John Regehr asked people to submit str2long() implementations that didn't
execute undefined behaviour. Despite being well warned about avoiding
overflows and other undefined behaviour only 35 of the 78 submissions passed
the test suite[2].

Even a trivially small 2 line C function can result in different results on
the common compilers depending on which compiler and which optimisation level
you use[3]. Compiler engineers struggle to agree on and correctly implement
the "simple" rules of C. To me that's an indication that they aren't so
simple.

I would say that C doesn't do anything behind your back as long as you don't
ever use an optimising compiler or you pay very very close attention to the
standard. If you forget then suddenly your check for pointer arithmetic
overflow has been "helpfully optimised away" behind your back for reasons that
are not immediately apparent at all[4].

I do agree that apparently simple rules can lead to complexity in use, and C
is full of this too. For example you would think in a lower level language
like C viewing a chunk of memory as a different type would be trivial, but the
strict aliasing rule means you have to be a language lawyer to understand what
is allowed and what isn't[5] as it makes the intuitive solution into undefined
behaviour (which is extra pernicious since most of the time it will work as
intended, until somebody compiles the code with a smarter compiler at a high
optimisation setting).

[1] [http://blog.regehr.org/archives/963](http://blog.regehr.org/archives/963)

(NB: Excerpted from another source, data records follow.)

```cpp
template <int EPI, int MT, bool X = false>
void launch_npre(rt_ctx* ctx, const ColArgs& g, dim3 grid, hipEvent_t e0, hipEvent_t e1) {
    if (g.post_scale) {
        if constexpr (EPI != COL_RESID) launch_npre2<EPI, MT, X, true>(ctx, g, grid, e0, e1);
    } else {
        launch_npre2<EPI, MT, X, false>(ctx, g, grid, e0, e1);
    }
}

int dispatch_epi(rt_ctx* ctx, const ColArgs& g, dim3 grid, hipEvent_t e0, hipEvent_t e1) {
    const bool wide = g.M > 32, narrow = g.M <= 16 && g_col_rows16;
    if (g.M > 64) {
        switch (g.epi) {
            case COL_STORE: launch_npre<COL_STORE, 8>(ctx, g, grid, e0, e1); break;
            case COL_RESID: launch_npre<COL_RESID, 8>(ctx, g, grid, e0, e1); break;
            case COL_SILU:
                if (g.x_tile0 > 0) launch_npre<COL_SILU, 8, true>(ctx, g, grid, e0, e1);
                else launch_npre<COL_SILU, 8>(ctx, g, grid, e0, e1);
                break;
            default: return rt_fail(ctx, RT_ERR_INVALID, "gemm_col: bad epilogue %d", g.epi);
        }
        RT_HIP(ctx, hipGetLastError());
        return RT_OK;
    }
    switch (g.epi) {
        case COL_STORE: wide ? launch_npre<COL_STORE, 4>(ctx, g, grid, e0, e1) : narrow ? launch_npre<COL_STORE, 1>(ctx, g, grid, e0, e1) : launch_npre<COL_STORE, 2>(ctx, g, grid, e0, e1); break;
        case COL_RESID: wide ? launch_npre<COL_RESID, 4>(ctx, g, grid, e0, e1) : narrow ? launch_npre<COL_RESID, 1>(ctx, g, grid, e0, e1) : launch_npre<COL_RESID, 2>(ctx, g, grid, e0, e1); break;
        case COL_SILU:
            if (g.x_tile0 > 0) wide ? launch_npre<COL_SILU, 4, true>(ctx, g, grid, e0, e1) : launch_npre<COL_SILU, 2, true>(ctx, g, grid, e0, e1);
            else wide ? launch_npre<COL_SILU, 4>(ctx, g, grid, e0, e1) : narrow ? launch_npre<COL_SILU, 1>(ctx, g, grid, e0, e1) : launch_npre<COL_SILU, 2>(ctx, g, grid, e0, e1);
            break;
        default: return rt_fail(ctx, RT_ERR_INVALID, "gemm_col: bad epilogue %d", g.epi);
    }
    RT_HIP(ctx, hipGetLastError());
    return RT_OK;
}

}

int col_split_silu(int N, int n_cu) {
    (void)N; (void)n_cu;
    return (g_col_split == 2 || g_col_split == 4) ? g_col_split.load() : 1;
}

int col_split_for(int N, int n_cu) {
    if (g_col_split == 1 || g_col_split == 2 || g_col_split == 4) return g_col_split;
    const int tiles = (N + 15) / 16;
    if (g_col_split4 && tiles * 4 <= n_cu) return 4;
    if (tiles * 2 <= n_cu) return 2;
    return 1;
}

int launch_gemm_col(rt_ctx* ctx, const ColArgs& a, const PackedW& w, hipEvent_t ev_start, hipEvent_t ev_stop) {
    if (a.M < 1 || a.M > 128) return rt_fail(ctx, RT_ERR_INVALID, "gemm_col: M=%d outside 1..128 (callers split larger row blocks)", a.M);
    if (w.K != a.K || w.K % 32) return rt_fail(ctx, RT_ERR_INVALID, "gemm_col: K mismatch (%d vs %d) or not a multiple of 32", w.K, a.K);
    if (!w.data16) return rt_fail(ctx, RT_ERR_STATE, "gemm_col: weight has no 16-column decode copy");
    ColArgs g = a;
    g.Wp = w.data16;
    g.NT = w.Np16 / 16;
    g.KT = w.K / 32;
    if (g.split != 1 && g.split != 2 && g.split != 4) return rt_fail(ctx, RT_ERR_INVALID, "gemm_col: split %d (1, 2 or 4)", g.split);
    int tiles = g.NT;
    if (g.epi == COL_SILU) {
        if (w.N % 32) return rt_fail(ctx, RT_ERR_INVALID, "gemm_col: gate/up width %d not a multiple of 32", w.N);
        tiles = g.NT / 2;
        g.up_tile_offset = g.NT / 2;
        g.N = w.N / 2;
        g.x_tile0 = 0;
        const int wg = tiles / 3 * 2;
        const bool narrow = g.M <= 16 && g_col_rows16;
        if (g_col_silu_x && g.split == 1 && !narrow && tiles % 3 == 0 && tiles > ctx->n_cu && wg <= ctx->n_cu && (w.N / 2) % 16 == 0) {
            g.x_tile0 = wg;
            tiles = wg;
        }
    } else {
        g.N = w.N;
    }
    if (g.epi == COL_RESID && (!g.rowsq_out || g.rowsq_out_n < g.NT * g.split)) return rt_fail(ctx, RT_ERR_INVALID, "gemm_col: rowsq_out too small");
    if (g.post_scale && (!g.rowsq || g.rowsq_n < 1)) return rt_fail(ctx, RT_ERR_INVALID, "gemm_col: row scaling without partials");
    if (g.post_scale && g.epi == COL_RESID) return rt_fail(ctx, RT_ERR_UNSUPPORTED, "gemm_col: the residual epilogue has no row-scaled instantiation");
    if (g.next_bf16 && !g.next_norm_w) return rt_fail(ctx, RT_ERR_INVALID, "gemm_col: next operand without its norm weight");
    return dispatch_epi(ctx, g, dim3(tiles * g.split), ev_start, ev_stop);
}
```

### rho_tts_amd/csrc/kernels.h

```cpp
#pragma once
#include "common.h"
#include "knobs.h"

struct PackedW {
    const bf16_t* data = nullptr;
    int N = 0, K = 0;
    int Np = 0, Kp = 0;
    size_t bytes() const { return (size_t)Np * Kp * 2; }
    const bf16_t* data16 = nullptr;
    int Np16 = 0;
};

struct GemmA {
    const void* ptr = nullptr;
    const void* ptr_lo = nullptr;
    int is_f32 = 0;
    int split = 0;
    int64_t M = 0;
    int Cin = 0;
    int taps = 1;
    int tap_stride = 1;
    int tap_offset = 0;
    int rows_out = 0;
    int rows_in = 0;
// ... 33 lines not shown
bool gemm_mid_shape_ok(int N, int K);
int launch_gemm_mid(rt_ctx* ctx, const bf16_t* A, int M, const PackedW& w, float* out, int64_t ldc);
int launch_gemm_skinny(rt_ctx* ctx, const bf16_t* d_a, int M, const PackedW& w, float* d_out, int64_t ldc, int split_k,
                       hipEvent_t ev_start = nullptr, hipEvent_t ev_stop = nullptr, int64_t slab_stride = 0);
int skinny_pick_split(int M, int N, int K, int n_cu);
int col_split_for(int N, int n_cu);
int col_split_silu(int N, int n_cu);
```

[2] [http://blog.regehr.org/archives/914](http://blog.regehr.org/archives/914)

[3] [http://blog.regehr.org/archives/482](http://blog.regehr.org/archives/482)

[4] [http://pdos.csail.mit.edu/~xi/papers/stack-
sosp13.pdf](http://pdos.csail.mit.edu/~xi/papers/stack-sosp13.pdf) example 1

[5] [http://blog.regehr.org/archives/959](http://blog.regehr.org/archives/959)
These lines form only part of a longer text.